TASK PROMPT:
Your answer should be every line of the records that contains the word "cost", copied as it stands.

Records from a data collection
__global__ void vit_scatter_kernel(FilterParams p, const int32_t *cnt, int32_t *fill, const int32_t *off, const int32_t *choff) {
  const int n = min(*p.in_count, p.in_cap);
  for (int i = blockIdx.x * blockDim.x + threadIdx.x; i < n; i += gridDim.x * blockDim.x) {
    const int m = p.in[i].model;
    if (!(p.in[i].P > p.F2) || p.ms[m].vq == 0) continue;
    const int r = atomicAdd(fill + m, 1), pos = off[m] + r;
    p.vit_idx[pos] = i;
    if (r % VITP_CHUNK == 0) p.vit_chunks[choff[m] + r / VITP_CHUNK] = make_int2(pos, off[m] + min(r + VITP_CHUNK, cnt[m]));
  }
}

int launch_vit_group(const FilterParams &p, int32_t nmodels, int32_t *ws, int grid, cudaStream_t st) {
  int32_t *cnt = ws, *fill = ws + nmodels, *off = ws + 2 * (size_t)nmodels, *choff = ws + 3 * (size_t)nmodels;
  cudaError_t e = cudaMemsetAsync(ws, 0, sizeof(int32_t) * 2 * (size_t)nmodels, st);
  if (e != cudaSuccess) return cuda_fail(e, "cudaMemsetAsync(vit groups)");
  vit_count_kernel<<<grid, 256, 0, st>>>(p, cnt);
  vit_scan_kernel<<<1, 1024, 0, st>>>(p, nmodels, cnt, off, choff);
  vit_scatter_kernel<<<grid, 256, 0, st>>>(p, cnt, fill, off, choff);
  e = cudaGetLastError();
  return e == cudaSuccess ? CKM_OK : cuda_fail(e, "vit grouping launch");
}

constexpr int VITP_THREADS = 128;

__host__ __device__ constexpr int vitp_smem_bytes(int W, bool tsmem) { return KPAD * W * 32 * 4 + (tsmem ? W * 64 * 16 : 0); }
__host__ __device__ constexpr int vitp_min_blocks(int W) { return W <= 4 ? 4 : (W <= 10 ? 3 : 2); }

template <int W, bool TSMEM>
__global__ void __launch_bounds__(VITP_THREADS, vitp_min_blocks(W)) vitp_kernel(FilterParams p, int cls) {
  extern __shared__ __align__(16) uint4 vsm[];
  __shared__ int s_chunk, s_next;
  __shared__ ModelScalars s_ms;
  uint32_t *esm = reinterpret_cast<uint32_t *>(vsm);
  uint4 *tws = vsm + KPAD * W * 8;
  const int lane = threadIdx.x & 31;
  const uint32_t sel = (lane == 0) ? 0x1054u : 0x3210u;
  const int c0 = p.vit_cls_chunks[cls], nch = p.vit_cls_chunks[cls + 1] - c0;
  for (;;) {
    __syncthreads();
    if (threadIdx.x == 0) {
      const int k = atomicAdd(p.vit_work + cls, 1);
      s_chunk = k;
      if (k < nch) {
        s_next = p.vit_chunks[c0 + k].x;
        s_ms = p.ms[p.in[p.vit_idx[s_next]].model];
      }
    }
    __syncthreads();
    const int k = s_chunk;
    if (k >= nch) break;
    const int2 ch = p.vit_chunks[c0 + k];
    const ModelScalars &ms = s_ms;
    {
      const uint4 *esrc = reinterpret_cast<const uint4 *>(p.rwp + ms.blk_off * 32 * (KPAD / 2));
      for (int z = threadIdx.x; z < KPAD * W * 8; z += VITP_THREADS) vsm[z] = __ldg(esrc + z);
      if (TSMEM) {
        const uint4 *tsrc = p.twp + ms.blk_off * 32;
        for (int z = threadIdx.x; z < W * 64; z += VITP_THREADS) tws[(z & 1) * (W * 32) + (z >> 1)] = __ldg(tsrc + z);
      }
    }
    uint4 tr0[TSMEM ? 1 : W], tr1[TSMEM ? 1 : W];
    if (!TSMEM) {
      const uint4 *tsrc = p.twp + ms.blk_off * 32;
#pragma unroll
      for (int w = 0; w < W; ++w) { tr0[TSMEM ? 0 : w] = __ldg(tsrc + (w * 32 + lane) * 2); tr1[TSMEM ? 0 : w] = __ldg(tsrc + (w * 32 + lane) * 2 + 1); }
    }
#define TR0(w) (TSMEM ? tws[(w) * 32 + lane] : tr0[TSMEM ? 0 : (w)])
#define TR1(w) (TSMEM ? tws[W * 32 + (w) * 32 + lane] : tr1[TSMEM ? 0 : (w)])
    __syncthreads();
    const uint32_t *erow = esm + lane;
    const int ddbound = ms.ddbound_w, cap = 32767 - (int)ms.vit_emax;
    const int e_move = ms.xw_e_move, e_loop = ms.xw_e_loop;
    for (;;) {
      int j = 0;
      if (lane == 0) j = atomicAdd(&s_next, 1);
      j = __shfl_sync(0xffffffffu, j, 0);
      if (j >= ch.y) break;
      const Candidate *cin = p.in + p.vit_idx[j];
      const int s = cin->seq, L = p.len[s];
      bool redo = false;
      const int tmove = p.tmove_w[s];
      const int cost = -tmove - (int)ms.vit_tbm + 64;
      const bool c1 = (cost - (int)ms.xw_e_loop <= 22528) && (cost <= 22240);
      const bool c1p = (cost - (int)ms.xw_e_loop <= 16384);
      redo = !c1;
      float vsc = 0.0f;
      if (!redo) {
        uint32_t Mx[W], Ix[W], Dx[W];
#pragma unroll
        for (int w = 0; w < W; ++w) { Mx[w] = VP_FLOORW; Ix[w] = VP_FLOORW; Dx[w] = VP_FLOORW; }
        int xN = ms.base_w, xB = xN + tmove, xJ = -32768, xC = -32768;
        const uint32_t *rp = reinterpret_cast<const uint32_t *>(p.res + p.off[s]);
        const int nw = (L + 3) >> 2;
        uint32_t wcur = (nw > 0) ? __ldg(rp) : 0u;
        bool stop = false;
        for (int q = 0; q < nw && !stop; ++q) {
          const uint32_t wnext = (q + 1 < nw) ? __ldg(rp + q + 1) : 0u;
#pragma unroll
          for (int rr = 0; rr < 4; ++rr) {
            if (q * 4 + rr >= L) { stop = true; break; }
            const uint32_t *ew = erow + ((wcur >> (8 * rr)) & 0xffu) * (W * 32);
            const uint32_t shM = __shfl_sync(0xffffffffu, Mx[W - 1], (lane + 31) & 31);
            const uint32_t shI = __shfl_sync(0xffffffffu, Ix[W - 1], (lane + 31) & 31);
            const uint32_t shD = __shfl_sync(0xffffffffu, Dx[W - 1], (lane + 31) & 31);
            const uint32_t pm0 = __byte_perm(shM, VP_FLOORW, sel), pi0 = __byte_perm(shI, VP_FLOORW, sel), pd0 = __byte_perm(shD, VP_FLOORW, sel);
            const uint32_t xBw = __byte_perm((uint32_t)xB, 0u, 0x1010u);
            uint32_t md[W];
            uint32_t xEw = VP_FLOORW, dmw = VP_FLOORW;
#pragma unroll
            for (int w = W - 1; w >= 0; --w) {
              const uint32_t pm = (w > 0) ? Mx[w - 1] : pm0, pi = (w > 0) ? Ix[w - 1] : pi0, pd = (w > 0) ? Dx[w - 1] : pd0;
              const uint4 t0 = TR0(w), t1 = TR1(w);
              uint32_t sv = __viaddmax_s16x2(xBw, t0.x, VP_FLOORW);
              sv = __viaddmax_s16x2(pm, t0.y, sv);
              sv = __viaddmax_s16x2(pi, t0.z, sv);
              sv = __viaddmax_s16x2(pd, t0.w, sv);
              sv = __viaddmax_s16x2(sv, ew[w * 32], VP_FLOORW);
              const uint32_t nI = __viaddmax_s16x2(Ix[w], t1.z, __viaddmax_s16x2(Mx[w], t1.y, VP_FLOORW));
              md[w] = __viaddmax_s16x2(sv, t1.x, VP_FLOORW);
              Mx[w] = sv; Ix[w] = nI;
            }
#pragma unroll
            for (int w = 0; w + 1 < W; w += 2) { xEw = __vimax3_s16x2(xEw, Mx[w], Mx[w + 1]); dmw = __vimax3_s16x2(dmw, md[w], md[w + 1]); }
            if (W & 1) { xEw = __vimax3_s16x2(xEw, Mx[W - 1], Mx[W - 1]); dmw = __vimax3_s16x2(dmw, md[W - 1], md[W - 1]); }
            const int xE = __reduce_max_sync(0xffffffffu, max(vp_lo(xEw), vp_hi(xEw)));
            if (xE >= cap) { redo = true; stop = true; break; }
            xC = max(xC, xE + e_move);
            xJ = max(xJ, xE + e_loop);
            xB = max(xJ + tmove, xN + tmove);
            const int Dmax = __reduce_max_sync(0xffffffffu, max(vp_lo(dmw), vp_hi(dmw)));
            if (Dmax + ddbound > xB) {
              if (!c1p) { redo = true; stop = true; break; }
              uint32_t Bb = VP_FLOORW, Tb = 0u;
#pragma unroll
              for (int w = 0; w < W; ++w) { const uint32_t tdd = TR1(w).w; Bb = __viaddmax_s16x2(Bb, tdd, md[w]); Tb = __viaddmax_s16x2(Tb, __vimax3_s16x2(tdd, VP_TFLOORW, VP_TFLOORW), VP_TFLOORW); }
              uint32_t Bs = Bb, Ts = Tb;
#pragma unroll
              for (int o = 1; o < 32; o <<= 1) {
                const uint32_t Bl = __shfl_up_sync(0xffffffffu, Bs, o), Tl = __shfl_up_sync(0xffffffffu, Ts, o);
                if (lane >= o) { Bs = __viaddmax_s16x2(Bl, Ts, Bs); Ts = __viaddmax_s16x2(Ts, Tl, VP_TFLOORW); }
              }
              uint32_t din = __shfl_up_sync(0xffffffffu, Bs, 1), Tex = __shfl_up_sync(0xffffffffu, Ts, 1);
              if (lane == 0) { din = VP_FLOORW; Tex = 0u; }
              const uint32_t lowexit = __shfl_sync(0xffffffffu, Bs, 31);
              const uint32_t dmid = __byte_perm(lowexit, VP_FLOORW, 0x1054u);
              din = __viaddmax_s16x2(dmid, Tex, din);
              uint32_t d = din;
#pragma unroll
              for (int w = 0; w < W; ++w) { Dx[w] = d; d = __viaddmax_s16x2(d, TR1(w).w, md[w]); }
            } else {
              const uint32_t shd = __shfl_sync(0xffffffffu, md[W - 1], (lane + 31) & 31);
#pragma unroll
              for (int w = W - 1; w >= 1; --w) Dx[w] = md[w - 1];
              Dx[0] = __byte_perm(shd, VP_FLOORW, sel);
            }
          }
          wcur = wnext;
        }
        if (!redo && xC <= VP_FLOOR + e_move) redo = true;
        if (!redo) {
          vsc = __fsub_rn(__fadd_rn((float)xC, (float)tmove), (float)ms.base_w);
          vsc = __fdiv_rn(vsc, ms.scale_w);
          vsc = __fsub_rn(vsc, 3.0f);
        }
      }
      Candidate cd = *cin;
      if (redo) {
        if (lane == 0) vit_redo(p, cd);
        continue;
      }
      cd.vitsc = vsc;
      const float seq_score = __fdiv_rn(__fsub_rn(vsc, cd.filtersc), 0.69314718055994529f);
      const double P = gumbel_surv((double)seq_score, (double)ms.evparam[2], (double)ms.evparam[3]);
      cd.P = P;
      if (lane == 0) {
        if (p.dense_vit != nullptr) p.dense_vit[(int64_t)p.model_slot[cd.model] * p.nseq + s] = vsc;
        if (P <= p.F2) vit_pass(p, cd);
      }
    }
#undef TR0
#undef TR1
  }
}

SOLUTION FOR THIS EXERCISE:
      const int cost = -tmove - (int)ms.vit_tbm + 64;
      const bool c1 = (cost - (int)ms.xw_e_loop <= 22528) && (cost <= 22240);
      const bool c1p = (cost - (int)ms.xw_e_loop <= 16384);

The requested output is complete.